• EXERCISE INSTRUCTIONS: Records follow. Select each line holding "vector".

Records contained in a dataset
=====

# jy0205/Pyramid-Flow

Hardware: NVIDIA H100
Metric: dit_step_latent_tokens_per_sec (higher is better)
Workload: dtype bf16

## Files before the change

pyramid_flow_b200/csrc/pf_attn.cu:

```cuda
#include <algorithm>
#include <vector>

#include "../../include/pf_b200.h"
#include "pf_common.cuh"

namespace pf {

constexpr int ATT_BM = 128;
constexpr int ATT_BN = 128;
constexpr int ATT_HD = 64;
constexpr int ATT_STAGES = 2;
constexpr int ATT_THREADS = 384;
constexpr int ATT_TILE_BYTES = ATT_BN * ATT_HD * 2;
constexpr int ATT_SMEM_BYTES = (1 + 2 * ATT_STAGES) * ATT_TILE_BYTES + 1024;

struct AttnArgs {
  __nv_bfloat16* out;
  long long ldo;
  int batch, heads, seq, q_tiles;
  float scale_log2;
  const int* seg;
  const int* time;
  const int* sched;
  int sched_stride;
  __nv_bfloat16* peer_out[PF_MAX_PEERS];
  int peer_count, peer_chunk_rows, peer_col_begin;
  float* lse;
};

template <bool kLse>
__global__ void __launch_bounds__(ATT_THREADS, 1)
attn_fwd_kernel(const __grid_constant__ CUtensorMap tm_q, const __grid_constant__ CUtensorMap tm_k,
                const __grid_constant__ CUtensorMap tm_v, const AttnArgs a) {
  extern __shared__ uint8_t smem_raw[];
  uint8_t* smem = reinterpret_cast<uint8_t*>((reinterpret_cast<uintptr_t>(smem_raw) + 1023) & ~uintptr_t(1023));
  uint8_t* smem_q = smem;
  uint8_t* smem_k = smem + ATT_TILE_BYTES;
  uint8_t* smem_v = smem_k + ATT_STAGES * ATT_TILE_BYTES;

  __shared__ __align__(8) uint64_t bar_q;
  __shared__ __align__(8) uint64_t k_full[ATT_STAGES], k_empty[ATT_STAGES], v_full[ATT_STAGES], v_empty[ATT_STAGES];

  const int warp = threadIdx.x >> 5;
  const int lane = threadIdx.x & 31;
  const int wgroup = warp >> 2;
  const int qt = a.q_tiles - 1 - static_cast<int>(blockIdx.x);
  const int h = blockIdx.y;
  const int b = blockIdx.z;
  const int bh = b * a.heads + h;
  const int* sched = a.sched + (static_cast<size_t>(b) * a.q_tiles + qt) * a.sched_stride;
  const int n_kv = sched[0];

  if (threadIdx.x == 0) {
    tma_prefetch_desc(&tm_q);
    tma_prefetch_desc(&tm_k);
    tma_prefetch_desc(&tm_v);
    mbar_init(&bar_q, 1);
    for (int i = 0; i < ATT_STAGES; ++i) {
      mbar_init(&k_full[i], 1);
      mbar_init(&k_empty[i], 8);
      mbar_init(&v_full[i], 1);
      mbar_init(&v_empty[i], 8);
    }
    fence_barrier_init();
  }
  __syncthreads();

  if (wgroup == 0) {
    setmaxnreg_dec<40>();
    if (warp == 0 && elect_one()) {
      mbar_arrive_expect_tx(&bar_q, ATT_TILE_BYTES);
      tma_load_3d(smem_q, &tm_q, &bar_q, 0, qt * ATT_BM, bh);
      int st = 0;
      uint32_t ph = 0;
      for (int j = 0; j < n_kv; ++j) {
        const int kt = sched[1 + j] >> 1;
        mbar_wait(&k_empty[st], ph ^ 1);
        mbar_arrive_expect_tx(&k_full[st], ATT_TILE_BYTES);
        tma_load_3d(smem_k + st * ATT_TILE_BYTES, &tm_k, &k_full[st], 0, kt * ATT_BN, bh);
        mbar_wait(&v_empty[st], ph ^ 1);
        mbar_arrive_expect_tx(&v_full[st], ATT_TILE_BYTES);
        tma_load_3d(smem_v + st * ATT_TILE_BYTES, &tm_v, &v_full[st], 0, kt * ATT_BN, bh);
        if (++st == ATT_STAGES) {
          st = 0;
          ph ^= 1;
        }
      }
    }
    return;
  }

  setmaxnreg_inc<232>();
  const int wg = wgroup - 1;
  const int g4 = lane >> 2, t4 = lane & 3;
  const int row0 = wg * 64 + (warp & 3) * 16 + g4;
  const float c = a.scale_log2;
  const int* sg = a.seg + static_cast<size_t>(b) * a.seq;
  const int* tm = a.time + static_cast<size_t>(b) * a.seq;
  int seg_q[2], time_q[2];
#pragma unroll
  for (int r = 0; r < 2; ++r) {
    const int qpos = qt * ATT_BM + row0 + 8 * r;
    const bool q_valid = qpos < a.seq;
    seg_q[r] = q_valid ? sg[qpos] : -0x7fffffff;
    time_q[r] = q_valid ? tm[qpos] : -0x7fffffff;
  }
  float m_run[2] = {-INFINITY, -INFINITY};
  float l_run[2] = {0.f, 0.f};
  float o[32];
#pragma unroll
  for (int i = 0; i < 32; ++i) o[i] = 0.f;

  mbar_wait(&bar_q, 0);
  const uint64_t dq = make_smem_desc_kmajor_sw128(smem_u32(smem_q) + wg * (64 * 128));
  int st = 0;
  uint32_t ph = 0;
  for (int j = 0; j < n_kv; ++j) {
    const int entry = sched[1 + j];
    const int kt = entry >> 1;
    const bool masked = (entry & 1) != 0;

    float s[64];
    mbar_wait(&k_full[st], ph);
    {
      const uint64_t dk = make_smem_desc_kmajor_sw128(smem_u32(smem_k + st * ATT_TILE_BYTES));
      wgmma_fence();
#pragma unroll
      for (int kk = 0; kk < ATT_HD / 16; ++kk) wgmma_ss_n128(s, dq + 2 * kk, dk + 2 * kk, kk != 0 ? 1u : 0u);
      wgmma_commit();
      wgmma_wait<0>();
      wgmma_reg_fence(s);
    }
    if (lane == 0) mbar_arrive(&k_empty[st]);

    if (masked) {
#pragma unroll
      for (int i = 0; i < 16; ++i) {
#pragma unroll
        for (int e = 0; e < 2; ++e) {
          const int kv = kt * ATT_BN + 8 * i + 2 * t4 + e;
          int sk = 0x7fffffff, tk = 0x7fffffff;
          if (kv < a.seq) {
            sk = __ldg(sg + kv);
            tk = __ldg(tm + kv);
          }
          if (!(sk == seg_q[0] && tk <= time_q[0])) s[4 * i + e] = -INFINITY;
          if (!(sk == seg_q[1] && tk <= time_q[1])) s[4 * i + 2 + e] = -INFINITY;
        }
      }
    }

    float alpha[2];
#pragma unroll
    for (int r = 0; r < 2; ++r) {
      float mx = -INFINITY;
#pragma unroll
      for (int i = 0; i < 16; ++i) mx = fmaxf(mx, fmaxf(s[4 * i + 2 * r], s[4 * i + 2 * r + 1]));
      mx = fmaxf(mx, __shfl_xor_sync(0xffffffffu, mx, 1));
      mx = fmaxf(mx, __shfl_xor_sync(0xffffffffu, mx, 2));
      const float m_new = fmaxf(m_run[r], mx);
      alpha[r] = (m_new == -INFINITY) ? 1.f : ex2_approx_f((m_run[r] - m_new) * c);
      m_run[r] = m_new;
      const float m_ref = (m_new == -INFINITY) ? 0.f : m_new * c;
      float sum = 0.f;
#pragma unroll
      for (int i = 0; i < 16; ++i) {
        const float p0 = ex2_approx_f(fmaf(s[4 * i + 2 * r], c, -m_ref));
        const float p1 = ex2_approx_f(fmaf(s[4 * i + 2 * r + 1], c, -m_ref));
        s[4 * i + 2 * r] = p0;
        s[4 * i + 2 * r + 1] = p1;
        sum += p0 + p1;
      }
      l_run[r] = l_run[r] * alpha[r] + sum;
    }
#pragma unroll
    for (int i = 0; i < 8; ++i) {
      o[4 * i + 0] *= alpha[0];
      o[4 * i + 1] *= alpha[0];
      o[4 * i + 2] *= alpha[1];
      o[4 * i + 3] *= alpha[1];
    }

    mbar_wait(&v_full[st], ph);
    {
      const uint32_t sv = smem_u32(smem_v + st * ATT_TILE_BYTES);
      uint32_t pa[ATT_BN / 16][4];
#pragma unroll
      for (int kk = 0; kk < ATT_BN / 16; ++kk) {
        pa[kk][0] = pack_bf16x2(s[8 * kk + 0], s[8 * kk + 1]);
        pa[kk][1] = pack_bf16x2(s[8 * kk + 2], s[8 * kk + 3]);
        pa[kk][2] = pack_bf16x2(s[8 * kk + 4], s[8 * kk + 5]);
        pa[kk][3] = pack_bf16x2(s[8 * kk + 6], s[8 * kk + 7]);
      }
      wgmma_reg_fence(o);
      wgmma_fence();
#pragma unroll
      for (int kk = 0; kk < ATT_BN / 16; ++kk) {
        const uint64_t dv = make_smem_desc(sv + kk * 2048, ATT_BN * 128, 1024);
        wgmma_rs_n64_tb(o, pa[kk], dv);
      }
      wgmma_commit();
      wgmma_wait<0>();
      wgmma_reg_fence(o);
    }
    if (lane == 0) mbar_arrive(&v_empty[st]);
    if (++st == ATT_STAGES) {
      st = 0;
      ph ^= 1;
    }
  }

#pragma unroll
  for (int r = 0; r < 2; ++r) {
    float l = l_run[r];
    l += __shfl_xor_sync(0xffffffffu, l, 1);
    l += __shfl_xor_sync(0xffffffffu, l, 2);
    const float inv = (l > 0.f) ? 1.f / l : 0.f;
    const int qpos = qt * ATT_BM + row0 + 8 * r;
    if (qpos >= a.seq) continue;
    if constexpr (kLse) {
      if (t4 == 0) a.lse[static_cast<size_t>(bh) * a.seq + qpos] = (l > 0.f) ? (m_run[r] * c + log2f(l)) * 0.6931471805599453f : INFINITY;
    }
    __nv_bfloat16* dst;
    if (a.peer_count > 1) {
      const int pr = qpos / a.peer_chunk_rows;
      dst = a.peer_out[pr] + static_cast<size_t>(qpos - pr * a.peer_chunk_rows) * a.ldo + a.peer_col_begin + h * ATT_HD;
    } else {
      dst = a.out + (static_cast<size_t>(b) * a.seq + qpos) * a.ldo + h * ATT_HD;
    }
#pragma unroll
    for (int i = 0; i < 8; ++i)
      *reinterpret_cast<uint32_t*>(dst + 8 * i + 2 * t4) = pack_bf16x2(o[4 * i + 2 * r] * inv, o[4 * i + 2 * r + 1] * inv);
  }
}

int warmup_attn_bwd();

int warmup_attn() {
  int rc = ensure_dyn_smem(reinterpret_cast<const void*>(attn_fwd_kernel<false>), ATT_SMEM_BYTES, "attn_fwd_kernel");
  if (!rc) rc = ensure_dyn_smem(reinterpret_cast<const void*>(attn_fwd_kernel<true>), ATT_SMEM_BYTES, "attn_fwd_kernel<lse>");
  if (!rc) rc = warmup_attn_bwd();
  return rc;
}

}

extern "C" int pf_attn_build_schedule(const int32_t* seg, const int32_t* time, int32_t batch, int32_t seq,
                                      int32_t* out, int64_t* allowed_pairs) {
  using namespace pf;
  PF_REQUIRE(batch > 0 && seq > 0, "pf_attn_build_schedule: bad shape");
  const int tiles = (seq + 127) / 128;
  const int stride = 1 + tiles;
  if (out == nullptr) return stride;
  PF_REQUIRE(seg && time, "pf_attn_build_schedule: null ids");
  for (int b = 0; b < batch; ++b) {
    const int32_t* sg = seg + static_cast<size_t>(b) * seq;
    const int32_t* tm = time + static_cast<size_t>(b) * seq;
    std::vector<int32_t> tmin(tiles), tmax(tiles), smin(tiles), smax(tiles);
    for (int t = 0; t < tiles; ++t) {
      const int lo = t * 128, hi = std::min(seq, lo + 128);
      int32_t a = tm[lo], bq = tm[lo], c = sg[lo], d = sg[lo];
      for (int i = lo; i < hi; ++i) {
        a = std::min(a, tm[i]);
        bq = std::max(bq, tm[i]);
        c = std::min(c, sg[i]);
        d = std::max(d, sg[i]);
      }
      tmin[t] = a; tmax[t] = bq; smin[t] = c; smax[t] = d;
    }
    int64_t pairs = 0;
    for (int qt = 0; qt < tiles; ++qt) {
      int32_t* row = out + (static_cast<size_t>(b) * tiles + qt) * stride;
      int cnt = 0;
      const int qlo = qt * 128, qhi = std::min(seq, qlo + 128);
      for (int kt = 0; kt < tiles; ++kt) {
        const int klo = kt * 128, khi = std::min(seq, klo + 128);
        if (tmax[qt] < tmin[kt]) continue;
        if (smax[qt] < smin[kt] || smax[kt] < smin[qt]) continue;
        const bool uniform = (smin[qt] == smax[qt]) && (smin[kt] == smax[kt]) && (smin[qt] == smin[kt]);
        const bool full = uniform && (tmin[qt] >= tmax[kt]) && (khi - klo == 128);
        int64_t n_allowed = 0;
        if (full) {
          n_allowed = static_cast<int64_t>(qhi - qlo) * (khi - klo);
        } else {
          for (int i = qlo; i < qhi; ++i)
            for (int j = klo; j < khi; ++j) n_allowed += (sg[i] == sg[j] && tm[i] >= tm[j]) ? 1 : 0;
          if (n_allowed == 0) continue;
        }
        pairs += n_allowed;
        row[1 + cnt] = (kt << 1) | (full ? 0 : 1);
        ++cnt;
      }
      row[0] = cnt;
      for (int i = 1 + cnt; i < stride; ++i) row[i] = 0;
    }
    if (allowed_pairs) allowed_pairs[b] = pairs;
  }
  return stride;
}
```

=====

• ANSWER SPACE:
#include <vector>
    std::vector<int32_t> tmin(tiles), tmax(tiles), smin(tiles), smax(tiles);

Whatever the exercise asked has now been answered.